> Entries provided

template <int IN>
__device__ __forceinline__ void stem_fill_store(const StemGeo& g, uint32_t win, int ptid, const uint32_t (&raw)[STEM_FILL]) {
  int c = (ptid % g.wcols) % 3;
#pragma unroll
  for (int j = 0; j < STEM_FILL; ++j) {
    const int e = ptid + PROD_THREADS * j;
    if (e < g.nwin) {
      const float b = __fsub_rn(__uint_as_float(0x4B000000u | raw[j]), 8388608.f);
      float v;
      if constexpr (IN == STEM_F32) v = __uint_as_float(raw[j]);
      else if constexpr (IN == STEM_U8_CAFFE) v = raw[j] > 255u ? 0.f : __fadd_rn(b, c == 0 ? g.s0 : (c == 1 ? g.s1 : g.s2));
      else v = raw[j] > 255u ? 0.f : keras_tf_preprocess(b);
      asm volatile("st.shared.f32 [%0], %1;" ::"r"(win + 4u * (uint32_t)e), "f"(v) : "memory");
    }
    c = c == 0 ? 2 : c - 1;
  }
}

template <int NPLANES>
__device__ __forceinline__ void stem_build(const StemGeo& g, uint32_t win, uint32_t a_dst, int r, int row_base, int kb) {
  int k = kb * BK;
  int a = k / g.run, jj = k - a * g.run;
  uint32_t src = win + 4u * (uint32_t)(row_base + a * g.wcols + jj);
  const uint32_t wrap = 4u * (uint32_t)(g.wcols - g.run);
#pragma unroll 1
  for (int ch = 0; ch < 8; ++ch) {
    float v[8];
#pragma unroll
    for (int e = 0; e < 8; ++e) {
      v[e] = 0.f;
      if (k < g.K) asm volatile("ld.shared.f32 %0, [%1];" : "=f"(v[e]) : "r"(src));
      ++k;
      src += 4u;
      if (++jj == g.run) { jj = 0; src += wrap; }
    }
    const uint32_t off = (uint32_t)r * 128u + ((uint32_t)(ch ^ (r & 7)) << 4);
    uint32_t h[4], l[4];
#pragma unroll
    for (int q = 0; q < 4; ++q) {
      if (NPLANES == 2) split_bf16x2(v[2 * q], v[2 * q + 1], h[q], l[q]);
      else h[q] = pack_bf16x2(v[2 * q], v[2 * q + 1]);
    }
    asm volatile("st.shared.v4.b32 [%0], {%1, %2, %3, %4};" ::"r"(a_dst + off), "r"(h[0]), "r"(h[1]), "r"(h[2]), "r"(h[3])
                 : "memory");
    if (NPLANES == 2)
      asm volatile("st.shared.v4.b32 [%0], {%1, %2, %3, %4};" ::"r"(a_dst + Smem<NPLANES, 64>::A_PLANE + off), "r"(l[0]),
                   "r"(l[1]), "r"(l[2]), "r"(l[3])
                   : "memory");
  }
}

* * *

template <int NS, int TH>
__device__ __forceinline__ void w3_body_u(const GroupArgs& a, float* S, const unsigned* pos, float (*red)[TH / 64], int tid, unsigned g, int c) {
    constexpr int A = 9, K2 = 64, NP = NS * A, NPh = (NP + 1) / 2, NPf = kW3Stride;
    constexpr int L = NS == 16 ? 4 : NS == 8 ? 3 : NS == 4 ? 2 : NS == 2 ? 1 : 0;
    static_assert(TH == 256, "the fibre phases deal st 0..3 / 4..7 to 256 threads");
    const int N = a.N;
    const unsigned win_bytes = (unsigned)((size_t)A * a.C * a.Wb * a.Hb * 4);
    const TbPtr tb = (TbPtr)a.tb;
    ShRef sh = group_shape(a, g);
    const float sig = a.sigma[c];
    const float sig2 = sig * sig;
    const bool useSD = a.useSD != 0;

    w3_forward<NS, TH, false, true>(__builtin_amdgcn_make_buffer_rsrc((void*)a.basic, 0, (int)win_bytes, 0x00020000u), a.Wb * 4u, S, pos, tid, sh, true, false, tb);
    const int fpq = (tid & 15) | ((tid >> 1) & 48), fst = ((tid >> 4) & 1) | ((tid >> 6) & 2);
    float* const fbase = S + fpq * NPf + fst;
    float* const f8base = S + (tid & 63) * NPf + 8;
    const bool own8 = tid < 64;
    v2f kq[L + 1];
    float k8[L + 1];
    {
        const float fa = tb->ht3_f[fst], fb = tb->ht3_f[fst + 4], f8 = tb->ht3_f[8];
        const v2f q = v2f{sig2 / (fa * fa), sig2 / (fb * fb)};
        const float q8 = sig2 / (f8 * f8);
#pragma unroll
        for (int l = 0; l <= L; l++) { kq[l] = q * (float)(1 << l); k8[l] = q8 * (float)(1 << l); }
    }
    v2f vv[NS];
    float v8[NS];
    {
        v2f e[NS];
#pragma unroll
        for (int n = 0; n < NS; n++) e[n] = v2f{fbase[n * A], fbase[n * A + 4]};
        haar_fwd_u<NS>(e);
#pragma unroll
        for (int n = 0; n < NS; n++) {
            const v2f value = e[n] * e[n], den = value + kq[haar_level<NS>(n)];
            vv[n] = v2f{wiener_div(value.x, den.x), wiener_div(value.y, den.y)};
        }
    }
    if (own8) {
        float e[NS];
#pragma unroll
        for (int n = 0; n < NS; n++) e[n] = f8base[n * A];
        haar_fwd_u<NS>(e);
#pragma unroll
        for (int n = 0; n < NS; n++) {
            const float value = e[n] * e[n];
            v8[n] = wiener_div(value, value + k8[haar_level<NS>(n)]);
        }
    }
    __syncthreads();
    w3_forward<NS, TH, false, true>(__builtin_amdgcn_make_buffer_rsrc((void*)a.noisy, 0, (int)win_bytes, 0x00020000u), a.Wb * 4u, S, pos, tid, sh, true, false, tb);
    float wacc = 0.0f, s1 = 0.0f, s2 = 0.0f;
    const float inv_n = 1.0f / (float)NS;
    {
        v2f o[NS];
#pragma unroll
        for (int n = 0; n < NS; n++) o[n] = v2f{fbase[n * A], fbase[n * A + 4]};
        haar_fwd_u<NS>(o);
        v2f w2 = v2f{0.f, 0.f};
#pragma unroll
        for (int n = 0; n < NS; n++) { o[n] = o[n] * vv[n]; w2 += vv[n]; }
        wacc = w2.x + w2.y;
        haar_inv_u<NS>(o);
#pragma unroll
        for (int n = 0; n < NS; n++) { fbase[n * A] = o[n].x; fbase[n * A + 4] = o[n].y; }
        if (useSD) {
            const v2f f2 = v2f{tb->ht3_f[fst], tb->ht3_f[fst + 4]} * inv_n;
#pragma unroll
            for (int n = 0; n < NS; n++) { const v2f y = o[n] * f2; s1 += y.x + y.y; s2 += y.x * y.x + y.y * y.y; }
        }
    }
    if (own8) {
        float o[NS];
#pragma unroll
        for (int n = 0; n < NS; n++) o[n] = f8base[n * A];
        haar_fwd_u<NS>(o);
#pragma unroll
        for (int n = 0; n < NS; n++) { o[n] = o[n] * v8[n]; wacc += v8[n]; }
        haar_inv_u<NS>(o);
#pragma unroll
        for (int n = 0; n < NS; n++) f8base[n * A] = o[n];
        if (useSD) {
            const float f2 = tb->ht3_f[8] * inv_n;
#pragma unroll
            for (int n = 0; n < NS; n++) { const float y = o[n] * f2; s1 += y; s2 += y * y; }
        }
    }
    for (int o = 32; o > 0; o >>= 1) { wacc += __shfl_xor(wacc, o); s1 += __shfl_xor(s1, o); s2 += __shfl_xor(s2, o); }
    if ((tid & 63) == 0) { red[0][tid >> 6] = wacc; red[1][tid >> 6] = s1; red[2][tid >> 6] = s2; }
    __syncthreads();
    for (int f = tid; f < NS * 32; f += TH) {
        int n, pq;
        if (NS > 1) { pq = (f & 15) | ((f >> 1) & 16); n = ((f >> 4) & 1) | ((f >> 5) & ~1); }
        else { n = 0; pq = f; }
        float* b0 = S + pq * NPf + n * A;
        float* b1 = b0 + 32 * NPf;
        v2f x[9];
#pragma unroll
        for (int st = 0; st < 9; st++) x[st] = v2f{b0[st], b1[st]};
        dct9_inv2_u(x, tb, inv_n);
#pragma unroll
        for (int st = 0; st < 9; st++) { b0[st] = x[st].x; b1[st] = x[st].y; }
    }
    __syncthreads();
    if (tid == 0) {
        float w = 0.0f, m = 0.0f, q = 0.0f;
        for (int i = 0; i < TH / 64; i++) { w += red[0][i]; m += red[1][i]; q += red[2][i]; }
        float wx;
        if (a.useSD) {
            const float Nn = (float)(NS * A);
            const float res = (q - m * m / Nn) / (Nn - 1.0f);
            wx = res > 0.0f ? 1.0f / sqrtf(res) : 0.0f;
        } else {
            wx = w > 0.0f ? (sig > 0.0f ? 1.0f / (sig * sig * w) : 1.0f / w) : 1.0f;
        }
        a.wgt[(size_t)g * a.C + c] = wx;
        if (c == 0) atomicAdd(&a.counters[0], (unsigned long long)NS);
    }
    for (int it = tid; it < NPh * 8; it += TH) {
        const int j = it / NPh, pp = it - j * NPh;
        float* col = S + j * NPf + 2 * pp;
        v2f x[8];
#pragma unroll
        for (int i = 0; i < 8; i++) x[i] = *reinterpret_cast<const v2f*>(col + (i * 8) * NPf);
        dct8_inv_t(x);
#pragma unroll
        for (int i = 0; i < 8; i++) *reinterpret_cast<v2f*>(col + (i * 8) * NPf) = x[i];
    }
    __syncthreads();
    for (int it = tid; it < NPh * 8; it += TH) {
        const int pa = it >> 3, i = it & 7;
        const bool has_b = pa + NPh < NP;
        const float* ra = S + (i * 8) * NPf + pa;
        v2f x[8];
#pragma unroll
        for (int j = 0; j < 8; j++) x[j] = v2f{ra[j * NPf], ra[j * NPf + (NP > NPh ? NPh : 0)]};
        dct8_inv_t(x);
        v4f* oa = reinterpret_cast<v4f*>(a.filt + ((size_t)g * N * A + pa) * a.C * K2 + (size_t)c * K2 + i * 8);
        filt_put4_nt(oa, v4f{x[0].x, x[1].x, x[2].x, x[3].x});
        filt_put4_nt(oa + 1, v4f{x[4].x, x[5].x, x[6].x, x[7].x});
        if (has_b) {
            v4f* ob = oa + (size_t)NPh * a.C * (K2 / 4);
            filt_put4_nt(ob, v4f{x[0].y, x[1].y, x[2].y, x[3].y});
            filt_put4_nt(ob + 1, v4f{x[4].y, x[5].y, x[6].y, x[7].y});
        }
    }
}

> Problem details
Going back to the entries above, set down exactly the lines that begin at the one with "for (int n = 0; n < NS; n++) f8base[n" and end at the one with "float* b0 = S + pq * NPf + n * A;", both included, and nothing else.

> Task output
        for (int n = 0; n < NS; n++) f8base[n * A] = o[n];
        if (useSD) {
            const float f2 = tb->ht3_f[8] * inv_n;
#pragma unroll
            for (int n = 0; n < NS; n++) { const float y = o[n] * f2; s1 += y; s2 += y * y; }
        }
    }
    for (int o = 32; o > 0; o >>= 1) { wacc += __shfl_xor(wacc, o); s1 += __shfl_xor(s1, o); s2 += __shfl_xor(s2, o); }
    if ((tid & 63) == 0) { red[0][tid >> 6] = wacc; red[1][tid >> 6] = s1; red[2][tid >> 6] = s2; }
    __syncthreads();
    for (int f = tid; f < NS * 32; f += TH) {
        int n, pq;
        if (NS > 1) { pq = (f & 15) | ((f >> 1) & 16); n = ((f >> 4) & 1) | ((f >> 5) & ~1); }
        else { n = 0; pq = f; }
        float* b0 = S + pq * NPf + n * A;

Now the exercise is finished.